Anfang 2020 war für Liebhaber russischsprachiger Serien ein bemerkenswertes Jahr. Es erschien die 16-teilige Kriminal-Detektivserie „Der grüne Lieferwagen: eine ganz andere Geschichte“. Regisseur Sergei Krutin zeigte seinen Landsleuten eine großartige Serie. Das Besondere an dem Film ist, dass es eine Fortsetzung des Films „Der grüne Lieferwagen“ aus dem Jahr 1959 ist.
Der grüne Lieferwagen: eine ganz andere Geschichte – Handlung
Die Geschichte beginnt im Nachkriegs-Odessa (1946). In der Stadt treiben Banden ihr Unwesen, und die Polizei braucht neue Mitarbeiter. Durch Zufall kommt der Hauptcharakter Vladimir Patrikeev in den Dienst der Kriminalpolizei. Er trifft auf sein früheres Team, in dem der junge Wova gegen Kontrahenten und Diebe kämpfte, die Staatsbesitz raubten.
Parallel dazu entwickelt sich eine andere Handlung. Ein hochrangiger Beamter (aus dem MGB) plant, 500 Kilogramm Gold des Staates zu stehlen. Alle Wege führen nach Odessa. Es scheinen zwei verschiedene Geschichten zu sein, doch der Hauptheld muss unwillkürlich komplexe Fälle lösen und alle Verbrecher bestrafen.
Russisches Meisterwerk: Schauspielerische Leistung
Dmitri Kharatyan ist ein großartiger Schauspieler. Egal in welchem Film er spielt, er kann sich perfekt in die Rolle einfühlen. In der Serie spielen auch ziemlich bekannte Schauspieler mit, die den Zuschauer an das Geschehen glauben lassen. Schon ab der ersten Folge zieht der Film so stark in den Bann, dass man die Auflösung möglichst schnell erfahren möchte.

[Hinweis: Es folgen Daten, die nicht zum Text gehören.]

         pi = pi - step * (mi / denom);
         si += ema_w * (pi - si);
     };
-    const unsigned long long al = reinterpret_cast<unsigned long long>(p) | reinterpret_cast<unsigned long long>(g) | reinterpret_cast<unsigned long long>(m) |
-                                  reinterpret_cast<unsigned long long>(v) | reinterpret_cast<unsigned long long>(shadow);
-    const long long nv = (al & 15) == 0 ? n >> 2 : 0;
-    for (long long i = (long long)blockIdx.x * blockDim.x + threadIdx.x; i < nv; i += (long long)gridDim.x * blockDim.x) {
-        float4 p4 = reinterpret_cast<float4*>(p)[i], m4 = reinterpret_cast<float4*>(m)[i], v4 = reinterpret_cast<float4*>(v)[i];
-        const float4 g4 = reinterpret_cast<const float4*>(g)[i];
-        float4 s4 = shadow ? reinterpret_cast<float4*>(shadow)[i] : make_float4(0.f, 0.f, 0.f, 0.f);
-        upd(p4.x, g4.x, m4.x, v4.x, s4.x); upd(p4.y, g4.y, m4.y, v4.y, s4.y);
-        upd(p4.z, g4.z, m4.z, v4.z, s4.z); upd(p4.w, g4.w, m4.w, v4.w, s4.w);
-        reinterpret_cast<float4*>(p)[i] = p4; reinterpret_cast<float4*>(m)[i] = m4; reinterpret_cast<float4*>(v)[i] = v4;
-        if (shadow) reinterpret_cast<float4*>(shadow)[i] = s4;
-    }
-    for (long long i = (nv << 2) + (long long)blockIdx.x * blockDim.x + threadIdx.x; i < n; i += (long long)gridDim.x * blockDim.x) {
-        float pi = p[i], mi = m[i], vi = v[i], si = shadow ? shadow[i] : 0.f;
-        upd(pi, g[i], mi, vi, si);
-        p[i] = pi; m[i] = mi; v[i] = vi;
-        if (shadow) shadow[i] = si;
+    const int tid = threadIdx.x, lane = tid & 63, wave = tid >> 6;
+    long long seg_base = 0;
+    long long c = blockIdx.x;
+    for (int r0 = 0; r0 < n_tensors; r0 += MT_SEG) {
+        const int rows = min(MT_SEG, n_tensors - r0);
+        long long cnt[4], mine = 0;
+#pragma unroll
+        for (int j = 0; j < 4; ++j) {
+            const int r = 4 * tid + j;
+            const long long n = r < rows ? table[6 * (long long)(r0 + r) + 5] : 0;
+            cnt[j] = n > 0 ? (n + MT_CHUNK - 1) / MT_CHUNK : 0;
+            mine += cnt[j];
+        }
+        long long inc = mine;
+#pragma unroll
+        for (int d = 1; d < 64; d <<= 1) {
+            const long long o = __shfl_up(inc, d, 64);
+            if (lane >= d) inc += o;
+        }
+        __syncthreads();
+        if (lane == 63) wtot[wave] = inc;
+        __syncthreads();
+        long long before = seg_base + inc - mine;
+        for (int w = 0; w < wave; ++w) before += wtot[w];
+#pragma unroll
+        for (int j = 0; j < 4; ++j) {
+            cstart[4 * tid + j] = before;
+            before += cnt[j];
+        }
+        if (tid == 255) cstart[MT_SEG] = before;
+        __syncthreads();
+        const long long seg_end = cstart[MT_SEG];
+        int r = 0, held = -1;
+        float* p = nullptr; const float* g = nullptr; float* m = nullptr; float* v = nullptr; float* shadow = nullptr;
+        long long n = 0, nv = 0;
+        for (; c < seg_end; c += gridDim.x) {
+            while (cstart[r + 1] <= c) ++r;
+            if (r != held) {
+                const long long* row = table + 6 * (long long)(r0 + r);
+                p = reinterpret_cast<float*>(row[0]); g = reinterpret_cast<const float*>(row[1]);
+                m = reinterpret_cast<float*>(row[2]); v = reinterpret_cast<float*>(row[3]);
+                shadow = reinterpret_cast<float*>(row[4]); n = row[5];
+                const unsigned long long al = reinterpret_cast<unsigned long long>(p) | reinterpret_cast<unsigned long long>(g) |
+                                              reinterpret_cast<unsigned long long>(m) | reinterpret_cast<unsigned long long>(v) |
+                                              reinterpret_cast<unsigned long long>(shadow);
+                nv = (al & 15) == 0 ? n >> 2 : 0;
+                held = r;
+            }
+            const long long e0 = (c - cstart[r]) * MT_CHUNK;
+            const long long i4 = (e0 >> 2) + tid;
+            if (i4 < nv) {
+                float4 p4 = reinterpret_cast<float4*>(p)[i4], m4 = reinterpret_cast<float4*>(m)[i4], v4 = reinterpret_cast<float4*>(v)[i4];
+                const float4 g4 = reinterpret_cast<const float4*>(g)[i4];
+                float4 s4 = shadow ? reinterpret_cast<float4*>(shadow)[i4] : make_float4(0.f, 0.f, 0.f, 0.f);
+                upd(p4.x, g4.x, m4.x, v4.x, s4.x); upd(p4.y, g4.y, m4.y, v4.y, s4.y);
+                upd(p4.z, g4.z, m4.z, v4.z, s4.z); upd(p4.w, g4.w, m4.w, v4.w, s4.w);
+                reinterpret_cast<float4*>(p)[i4] = p4; reinterpret_cast<float4*>(m)[i4] = m4; reinterpret_cast<float4*>(v)[i4] = v4;
+                if (shadow) reinterpret_cast<float4*>(shadow)[i4] = s4;
+            }
+            const long long e1 = min(e0 + MT_CHUNK, n);
+            for (long long i = max(e0, nv << 2) + tid; i < e1; i += 256) {
+                float pi = p[i], mi = m[i], vi = v[i], si = shadow ? shadow[i] : 0.f;
+                upd(pi, g[i], mi, vi, si);
+                p[i] = pi; m[i] = mi; v[i] = vi;
+                if (shadow) shadow[i] = si;
+            }
+        }
+        seg_base = seg_end;
     }
 }
 extern "C" int ddpm_mt_sumsq_slots(int n_tensors) { return MT_SUMSQ_LANES + 64 * (n_tensors > 0 ? n_tensors : 0); }
@@ -155,7 +205,7 @@
                                 float beta2, float eps, float bias_corr1, float bias_corr2, float ema_w, const float* hyper_dev, void* stream) {
     if (!table) return DDPM_ERR_NULL;
     if (n_tensors <= 0) return DDPM_OK;
-    hipLaunchKernelGGL(mt_adam_ema_kernel, dim3(32, n_tensors), dim3(256), 0, (hipStream_t)stream, table, total_sq, max_norm, lr, beta1, beta2, eps,
-                       bias_corr1, bias_corr2, ema_w, hyper_dev);
-    return check_launch();
-}
+    hipLaunchKernelGGL(mt_adam_ema_kernel, dim3(MT_ADAM_BLOCKS_PER_CU * ddpm_cu_budget(256)), dim3(256), 0, (hipStream_t)stream, table, n_tensors, total_sq,
+                       max_norm, lr, beta1, beta2, eps, bias_corr1, bias_corr2, ema_w, hyper_dev);
+    return check_launch();
+}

Es freut, dass der Zuschauer im Film sofort positive und negative Helden sieht. Es gibt keine Geheimnisse, keine Spekulationen. Alle Helden sind auf einem „Teller“. Das macht das Anschauen noch interessanter. Der Zuschauer sucht zusammen mit den Hauptfiguren nach Hinweisen und versucht, seine eigene Kette zu erstellen. Wie man die Banditen überführt.
Neuer „Der grüne Lieferwagen“: Kritik
Liebhaber russischer Detektivserien begrüßten die Serie „Der grüne Lieferwagen: eine ganz andere Geschichte“ mit Begeisterung. Odessa im Jahr 1946 wird auf der Leinwand großartig dargestellt. Der Film kann ohne Zweifel zu den legendären Werken „Leningrad-46“ und „Liquidation“ gezählt werden. Schießereien, Liebe, „Verräter“ im MGB und lebhafter Odessa-Humor. Die Serie ist leicht anzusehen.
Auch fand der Film einige Gegner. Häufig, so die Foren, ist es die Jugend, die „Die Garde“ im Schulalter gesehen hat. Anstatt sich in die Handlung zu vertiefen, beschäftigten sich die „Fans“ mit der Suche nach Filmfehlern. Einer mochte das perfekt saubere Motorrad des Hauptcharakters nicht. Ein anderer kritisierte die Verkabelung an den Isolatoren aus weißem PVC (zu der Zeit wurde nur schwarze Isolierung verwendet). Tatsächlich lässt sich in jedem Film ein Fehler finden. Schade, dass es Menschen gibt, die nicht in die Handlung eintauchen können. Aber das lässt sich beheben. Mit zunehmendem Alter.